→ **Collected data entries**
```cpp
template <typename V2, typename S>
OFX_DEV void bicubic_sample3(const V2 *__restrict__ pa, const S *__restrict__ pb, const BicubicTaps &t, int nx,
                             double &o0, double &o1, double &o2)
{
    const unsigned E = sizeof(S);
    const unsigned r0 = (unsigned) t.row[0] * nx * E, r1 = (unsigned) t.row[1] * nx * E;
    const unsigned r2 = (unsigned) t.row[2] * nx * E, r3 = (unsigned) t.row[3] * nx * E;
    double c0[4], c1[4], c2[4];
#pragma unroll
    for (int k = 0; k < 4; k++) {
        const unsigned ck = (unsigned) t.col[k] * E;
        const char *ba = reinterpret_cast<const char *>(pa), *bb = reinterpret_cast<const char *>(pb);
        const double2 a0 = ldw2(reinterpret_cast<const V2 *>(ba + 2 * (r0 + ck)));
        const double2 a1 = ldw2(reinterpret_cast<const V2 *>(ba + 2 * (r1 + ck)));
        const double2 a2 = ldw2(reinterpret_cast<const V2 *>(ba + 2 * (r2 + ck)));
        const double2 a3 = ldw2(reinterpret_cast<const V2 *>(ba + 2 * (r3 + ck)));
        const double b0 = ldw(reinterpret_cast<const S *>(bb + r0 + ck));
        const double b1 = ldw(reinterpret_cast<const S *>(bb + r1 + ck));
        const double b2 = ldw(reinterpret_cast<const S *>(bb + r2 + ck));
        const double b3 = ldw(reinterpret_cast<const S *>(bb + r3 + ck));
        c0[k] = cubic_cell(a0.x, a1.x, a2.x, a3.x, t.fy);
        c1[k] = cubic_cell(a0.y, a1.y, a2.y, a3.y, t.fy);
        c2[k] = cubic_cell(b0, b1, b2, b3, t.fy);
    }
    o0 = cubic_cell(c0[0], c0[1], c0[2], c0[3], t.fx);
    o1 = cubic_cell(c1[0], c1[1], c1[2], c1[3], t.fx);
    o2 = cubic_cell(c2[0], c2[1], c2[2], c2[3], t.fx);
}

OFX_DEV double div_backward(double ac, double al, double bc, double bu, bool lef, bool rig, bool top, bool bot)
{
    if (!lef && !rig) {
        const double dxv = ac - al;
        return top ? dxv + bc : (bot ? dxv - bu : dxv + (bc - bu));
    }
    if (lef) return top ? ac + bc : (bot ? ac - bu : ac + bc - bu);
    return top ? -al + bc : (bot ? -al - bu : -al + bc - bu);
}
```

optical-flow-1_amd/csrc/ofx_tvl1.hip:

```cpp
#include "ofx_ops.h"
#include "ofx_device.h"
#include "ofx_loop.h"
#include "ofx_pairs.h"

#include <chrono>
#include <cmath>
#include <type_traits>

#define TVL1_GRAD_IS_ZERO 1E-10
#define TVL1_PRESMOOTHING_SIGMA 0.8
#define STRIP_OUT 62

#ifdef OFX_NO_RFL
#define OFX_WAVE_UNIFORM(x) (x)
#else
#define OFX_WAVE_UNIFORM(x) __builtin_amdgcn_readfirstlane(x)
#endif
template <typename T> struct RowIn {
    double2 u, p1, p2, a;
    double r;
};

template <typename V> OFX_DEV const V *at(const V *base, unsigned byte_off)
{
// ... 782 lines not shown
            if (niter > max_iter - k0) niter = max_iter - k0;
            if (scribe) dev->cursor[(launch + 1) & 1][g] = k0 + niter;
        }
    }
    if (idle) return;
    const int step = check ? 1 : 0;
    if (N == 4 && niter >= 4) {
        if constexpr (N == 4)
            tvl1_iter3_march<T, NT, STRICT, 4, N>(Uin, P1in, P2in, A, R, hu.out, h1.out, h2.out, err, slot0, step, gw, nx, ny, y0, yend,
                                                  ys, yl, lef, rig, owner, off, so, up12, up22, cur, l_t, theta, taut, ring);
    } else if (niter >= 3)
        tvl1_iter3_march<T, NT, STRICT, 3, N>(Uin, P1in, P2in, A, R, hu.out, h1.out, h2.out, err, slot0, step, gw, nx, ny, y0, yend, ys,
                                              yl, lef, rig, owner, off, so, up12, up22, cur, l_t, theta, taut);
    else if (niter == 2)
        tvl1_iter3_march<T, NT, STRICT, 2, N>(Uin, P1in, P2in, A, R, hu.out, h1.out, h2.out, err, slot0, step, gw, nx, ny, y0, yend, ys,
                                              yl, lef, rig, owner, off, so, up12, up22, cur, l_t, theta, taut);
    else
        tvl1_iter3_march<T, NT, STRICT, 1, N>(Uin, P1in, P2in, A, R, hu.out, h1.out, h2.out, err, slot0, step, gw, nx, ny, y0, yend, ys,
                                              yl, lef, rig, owner, off, so, up12, up22, cur, l_t, theta, taut);
}

template <typename T, bool NT, bool STRICT>
__global__ __launch_bounds__(256) __attribute__((amdgpu_waves_per_eu(OFX_ITER3_WAVES, OFX_ITER3_WAVES))) void k_tvl1_iter3(
    Tri<typename Pix<T>::v2> Ut, Tri<typename Pix<T>::v2> P1t, Tri<typename Pix<T>::v2> P2t,
    const typename Pix<T>::v2 *__restrict__ Ag, const T *__restrict__ Rg, double *__restrict__ errg, int k0, int check, int slot0,
    int nx, int ny, int rows, int strips_x, int strips_pad, double l_t, double theta, double taut, double eps2, unsigned incode,
    unsigned runmask, unsigned long long nit, int err_stride, OfxLoopDev *dev, int launch, double afac1, double afac2, double afac3,
    int max_iter)
{
    tvl1_unit<T, NT, STRICT, 3>(Ut, P1t, P2t, Ag, Rg, errg, k0, check, slot0, nx, ny, rows, strips_x, strips_pad, l_t, theta, taut, eps2,
                                incode, runmask, nit, err_stride, dev, launch, afac1, afac2, afac3, max_iter, nullptr);
}

template <typename T, bool NT, bool STRICT>
__global__ __launch_bounds__(256) __attribute__((amdgpu_waves_per_eu(OFX_ITER3_WAVES, OFX_ITER3_WAVES))) void k_tvl1_iter4(
    Tri<typename Pix<T>::v2> Ut, Tri<typename Pix<T>::v2> P1t, Tri<typename Pix<T>::v2> P2t,
    const typename Pix<T>::v2 *__restrict__ Ag, const T *__restrict__ Rg, double *__restrict__ errg, int k0, int check, int slot0,
    int nx, int ny, int rows, int strips_x, int strips_pad, double l_t, double theta, double taut, double eps2, unsigned incode,
    unsigned runmask, unsigned long long nit, int err_stride, OfxLoopDev *dev, int launch, double afac1, double afac2, double afac3,
    int max_iter)
{
    __shared__ Tvl1Ring rings[4];
    tvl1_unit<T, NT, STRICT, 4>(Ut, P1t, P2t, Ag, Rg, errg, k0, check, slot0, nx, ny, rows, strips_x, strips_pad, l_t, theta, taut, eps2,
                                incode, runmask, nit, err_stride, dev, launch, afac1, afac2, afac3, max_iter, &rings[threadIdx.x >> 6]);
}

#define TILE_RH 16
template <typename T, bool STRICT, int K>
__global__ __launch_bounds__(64 * TILE_RH) void k_tvl1_tile(
    Tri<typename Pix<T>::v2> Ut, Tri<typename Pix<T>::v2> P1t, Tri<typename Pix<T>::v2> P2t,
    const typename Pix<T>::v2 *__restrict__ Ag, const T *__restrict__ Rg, double *__restrict__ errg, int k0, int check, int slot0,
    int nx, int ny, int tiles_x, double l_t, double theta, double taut, double eps2, unsigned incode, unsigned runmask,
    unsigned long long nit, int err_stride)
{
    using v2 = typename Pix<T>::v2;
    static_assert(K < 16, "4 bits of `nit` per pair");
    __shared__ double2 s_p[2][TILE_RH][64];
    __shared__ double2 s_u[2][TILE_RH][64];
    const int lane = threadIdx.x & 63, w = threadIdx.x >> 6;
    const int g = blockIdx.y;
    if (!((runmask >> g) & 1u)) return;
    const int niter = (int) ((nit >> (4 * g)) & 15ull);
    const size_t npix = (size_t) nx * ny;
    const TriSel<v2> hu = pick3(Ut, incode, g, npix), h1 = pick3(P1t, incode, g, npix), h2 = pick3(P2t, incode, g, npix);
    double *__restrict__ err = errg + (size_t) g * err_stride;
    double prev[K];
#pragma unroll
    for (int i = 0; i < K; i++) prev[i] = (check && k0 - i > 0) ? loop_fetch_prev(err, k0 - i) : 0.0;

    constexpr int OW = 64 - 2 * K, OH = TILE_RH - 2 * K;
    const int tx = blockIdx.x % tiles_x, ty = blockIdx.x / tiles_x;
    const int c = tx * OW - K + lane, y = ty * OH - K + w;
    const int cc = c < 0 ? 0 : (c > nx - 1 ? nx - 1 : c), yc = y < 0 ? 0 : (y > ny - 1 ? ny - 1 : y);
    const bool inside = (c >= 0) && (c < nx) && (y >= 0) && (y < ny);
    const bool owner = inside && lane >= K && lane < 64 - K && w >= K && w < TILE_RH - K;
    const bool lef = (c == 0), rig = (c == nx - 1), top = (y == 0), bot = (y == ny - 1);
    const size_t p = (size_t) yc * nx + cc;
    double2 u = ldw2(hu.in + p), p1 = ldw2(h1.in + p), p2 = ldw2(h2.in + p);
    const double2 a = ldw2(Ag + (size_t) g * npix + p);
    const double r = ldw(Rg + (size_t) g * npix + p);
    if (check) {
#pragma unroll
        for (int i = 0; i < K; i++)
            if (k0 - i > 0 && !(loop_error_from_sum(wave_allreduce_sum(prev[i]), nx * ny, OFX_CRIT_MEAN) > eps2)) return;
    }
    double acc[K];
#pragma unroll
    for (int it = 0; it < K; it++) {
        acc[it] = 0.0;
        if (it < niter) {
            s_p[it & 1][w][lane] = make_double2(p1.y, p2.y);
            __syncthreads();
            const double2 up = s_p[it & 1][w > 0 ? w - 1 : 0][lane];
            const double l11 = wave_shift_up(p1.x), l21 = wave_shift_up(p2.x);
            const double2 un = tvl1_primal<T, STRICT>(u, a, r, p1, p2, l11, l21, up.x, up.y, lef, rig, top, bot, l_t, theta);
            if (owner) acc[it] = TVL1_TOL64<T, STRICT> ? du2_fma(un, u)
                : (un.x - u.x) * (un.x - u.x) + (un.y - u.y) * (un.y - u.y);
            s_u[it & 1][w][lane] = un;
            __syncthreads();
            const double2 dn = s_u[it & 1][w < TILE_RH - 1 ? w + 1 : w][lane];
            const double r1 = wave_shift_down(un.x), r2 = wave_shift_down(un.y);
            double2 q1, q2;
            tvl1_dual<T, STRICT>(p1, p2, un, r1, r2, dn, rig, bot, taut, q1, q2);
            u = un;
            p1 = make_double2(rnd_to<T>(q1.x), rnd_to<T>(q1.y));
            p2 = make_double2(rnd_to<T>(q2.x), rnd_to<T>(q2.y));
        }
    }
    if (owner) {
        const size_t po = (size_t) y * nx + c;
        stn2(hu.out + po, u);
        stn2(h1.out + po, p1);
        stn2(h2.out + po, p2);
    }
#pragma unroll
    for (int it = 0; it < K; it++)
        if (it < niter) loop_accumulate(err, slot0 + (check ? it : 0), acc[it], blockIdx.x * TILE_RH + w);
}

#ifndef OFX_WARP_BX
#define OFX_WARP_BX 64
#define OFX_WARP_BY 4
#endif
template <typename T>
__global__ void k_tvl1_warp(const typename Pix<T>::v2 *__restrict__ pag, const T *__restrict__ pbg, const T *__restrict__ I0g,
                            Tri<typename Pix<T>::v2> Ut,
                            typename Pix<T>::v2 *__restrict__ Ag, T *__restrict__ Rg, int nx, int ny, unsigned curcode)
{
    const int j = blockIdx.x * OFX_WARP_BX + threadIdx.x;
    const int i = blockIdx.y * OFX_WARP_BY + threadIdx.y;
    if (j >= nx || i >= ny) return;
    const int g = blockIdx.z;
    const size_t goff = (size_t) g * nx * ny;
    const typename Pix<T>::v2 *__restrict__ pa = pag + goff;
    const T *__restrict__ pb = pbg + goff;
    const T *__restrict__ I0 = I0g + goff;
    const typename Pix<T>::v2 *__restrict__ U = pick3(Ut, curcode, g, (size_t) nx * ny).in;
    typename Pix<T>::v2 *__restrict__ A = Ag + goff;
    T *__restrict__ R = Rg + goff;
    const size_t p = (size_t) i * nx + j;
    const double2 u = ldw2(U + p);
    const BicubicTaps t = bicubic_taps(j + u.x, i + u.y, nx, ny);
    double I1w = 0.0, I1wx = 0.0, I1wy = 0.0;
    if (!t.out) {
        bicubic_sample3(pa, pb, t, nx, I1w, I1wx, I1wy);
        I1wx = rnd_to<T>(I1wx);
        I1wy = rnd_to<T>(I1wy);
    }
    stn2(A + p, make_double2(I1wx, I1wy));
    stn(R + p, (I1w - I1wx * u.x - I1wy * u.y - ldw(I0 + p)));
}

#ifndef WARP_TW
#define WARP_TW 48
#define WARP_TH 16
#endif
#ifndef WARP_BY
#define WARP_BY 8
#endif
#ifndef WARP_WAVES
#define WARP_WAVES 8
#endif
#define WARP_ATTR __attribute__((amdgpu_waves_per_eu(WARP_WAVES, WARP_WAVES)))
#define WARP_NT (32 * WARP_BY)
#define WARP_NW (WARP_NT / 64)
template <typename T>
__global__ __launch_bounds__(WARP_NT) WARP_ATTR void k_tvl1_warp_lds(
    const typename Pix<T>::v2 *__restrict__ pag, const T *__restrict__ pbg, const T *__restrict__ I0g,
    Tri<typename Pix<T>::v2> Ut, typename Pix<T>::v2 *__restrict__ Ag, T *__restrict__ Rg, int nx, int ny,
    unsigned curcode)
{
    __shared__ double2 s_a[WARP_TH * WARP_TW];
    __shared__ double s_b[WARP_TH * WARP_TW];
    __shared__ int s_box[WARP_NW][4];
    const int tid = threadIdx.y * 32 + threadIdx.x, wave = tid >> 6;
    const int j = blockIdx.x * 32 + threadIdx.x;
    const int i = blockIdx.y * WARP_BY + threadIdx.y;
    const bool inside = (j < nx) && (i < ny);
    const int g = blockIdx.z;
    const size_t goff = (size_t) g * nx * ny;
    const typename Pix<T>::v2 *__restrict__ pa = pag + goff;
    const T *__restrict__ pb = pbg + goff;
    const typename Pix<T>::v2 *__restrict__ U = pick3(Ut, curcode, g, (size_t) nx * ny).in;
    const size_t p = (size_t) (inside ? i : 0) * nx + (inside ? j : 0);
    double2 u = make_double2(0.0, 0.0);
    BicubicTaps t;
    t.out = true;
    if (inside) {
        u = ldw2(U + p);
        t = bicubic_taps(j + u.x, i + u.y, nx, ny);
    }
    const bool need = inside && !t.out;
    int xlo = need ? t.col[0] : 0x7fffffff, xhi = need ? t.col[3] : -1;
    int ylo = need ? t.row[0] : 0x7fffffff, yhi = need ? t.row[3] : -1;
#pragma unroll
    for (int m = 32; m >= 1; m >>= 1) {
        xlo = min(xlo, __shfl_xor(xlo, m, 64)); xhi = max(xhi, __shfl_xor(xhi, m, 64));
        ylo = min(ylo, __shfl_xor(ylo, m, 64)); yhi = max(yhi, __shfl_xor(yhi, m, 64));
    }
    if ((tid & 63) == 0) { s_box[wave][0] = xlo; s_box[wave][1] = xhi; s_box[wave][2] = ylo; s_box[wave][3] = yhi; }
    __syncthreads();
#pragma unroll
    for (int w = 0; w < WARP_NW; w++) {
        xlo = min(xlo, s_box[w][0]); xhi = max(xhi, s_box[w][1]);
        ylo = min(ylo, s_box[w][2]); yhi = max(yhi, s_box[w][3]);
    }
    const int W = xhi - xlo + 1, H = yhi - ylo + 1;
    const bool any = (xhi >= 0);
    const bool tile = any && W <= WARP_TW && H <= WARP_TH;
    if (tile) {
        for (int k = tid; k < W * H; k += WARP_NT) {
            const int r = k / W, c = k - r * W;
            const size_t src = (size_t) (ylo + r) * nx + (xlo + c);
            s_a[r * WARP_TW + c] = ldw2(pa + src);
            s_b[r * WARP_TW + c] = ldw(pb + src);
        }
        __syncthreads();
    }
    if (!inside) return;
    double I1w = 0.0, I1wx = 0.0, I1wy = 0.0;
    if (need) {
        if (tile) {
            const int cx = t.col[0] - xlo, cy = t.row[0] - ylo;
            double c0[4], c1[4], c2[4];
#pragma unroll
            for (int k = 0; k < 4; k++) {
                const int o = cy * WARP_TW + cx + k;
                const double2 a0 = s_a[o], a1 = s_a[o + WARP_TW], a2 = s_a[o + 2 * WARP_TW], a3 = s_a[o + 3 * WARP_TW];
                const double b0 = s_b[o], b1 = s_b[o + WARP_TW], b2 = s_b[o + 2 * WARP_TW], b3 = s_b[o + 3 * WARP_TW];
                c0[k] = cubic_cell(a0.x, a1.x, a2.x, a3.x, t.fy);
                c1[k] = cubic_cell(a0.y, a1.y, a2.y, a3.y, t.fy);
                c2[k] = cubic_cell(b0, b1, b2, b3, t.fy);
            }
            I1w = cubic_cell(c0[0], c0[1], c0[2], c0[3], t.fx);
            I1wx = cubic_cell(c1[0], c1[1], c1[2], c1[3], t.fx);
            I1wy = cubic_cell(c2[0], c2[1], c2[2], c2[3], t.fx);
        } else {
            bicubic_sample3(pa, pb, t, nx, I1w, I1wx, I1wy);
        }
        I1wx = rnd_to<T>(I1wx);
        I1wy = rnd_to<T>(I1wy);
    }
    stn2(Ag + goff + p, make_double2(I1wx, I1wy));
    stn(Rg + goff + p, (I1w - I1wx * u.x - I1wy * u.y - ldw(I0g + goff + p)));
}
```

→ **Problem details**
Show, from the entries above, every line that includes the string "threadIdx".

→ **Answer to this problem**
                                incode, runmask, nit, err_stride, dev, launch, afac1, afac2, afac3, max_iter, &rings[threadIdx.x >> 6]);
    const int lane = threadIdx.x & 63, w = threadIdx.x >> 6;
    const int j = blockIdx.x * OFX_WARP_BX + threadIdx.x;
    const int i = blockIdx.y * OFX_WARP_BY + threadIdx.y;
    const int tid = threadIdx.y * 32 + threadIdx.x, wave = tid >> 6;
    const int j = blockIdx.x * 32 + threadIdx.x;
    const int i = blockIdx.y * WARP_BY + threadIdx.y;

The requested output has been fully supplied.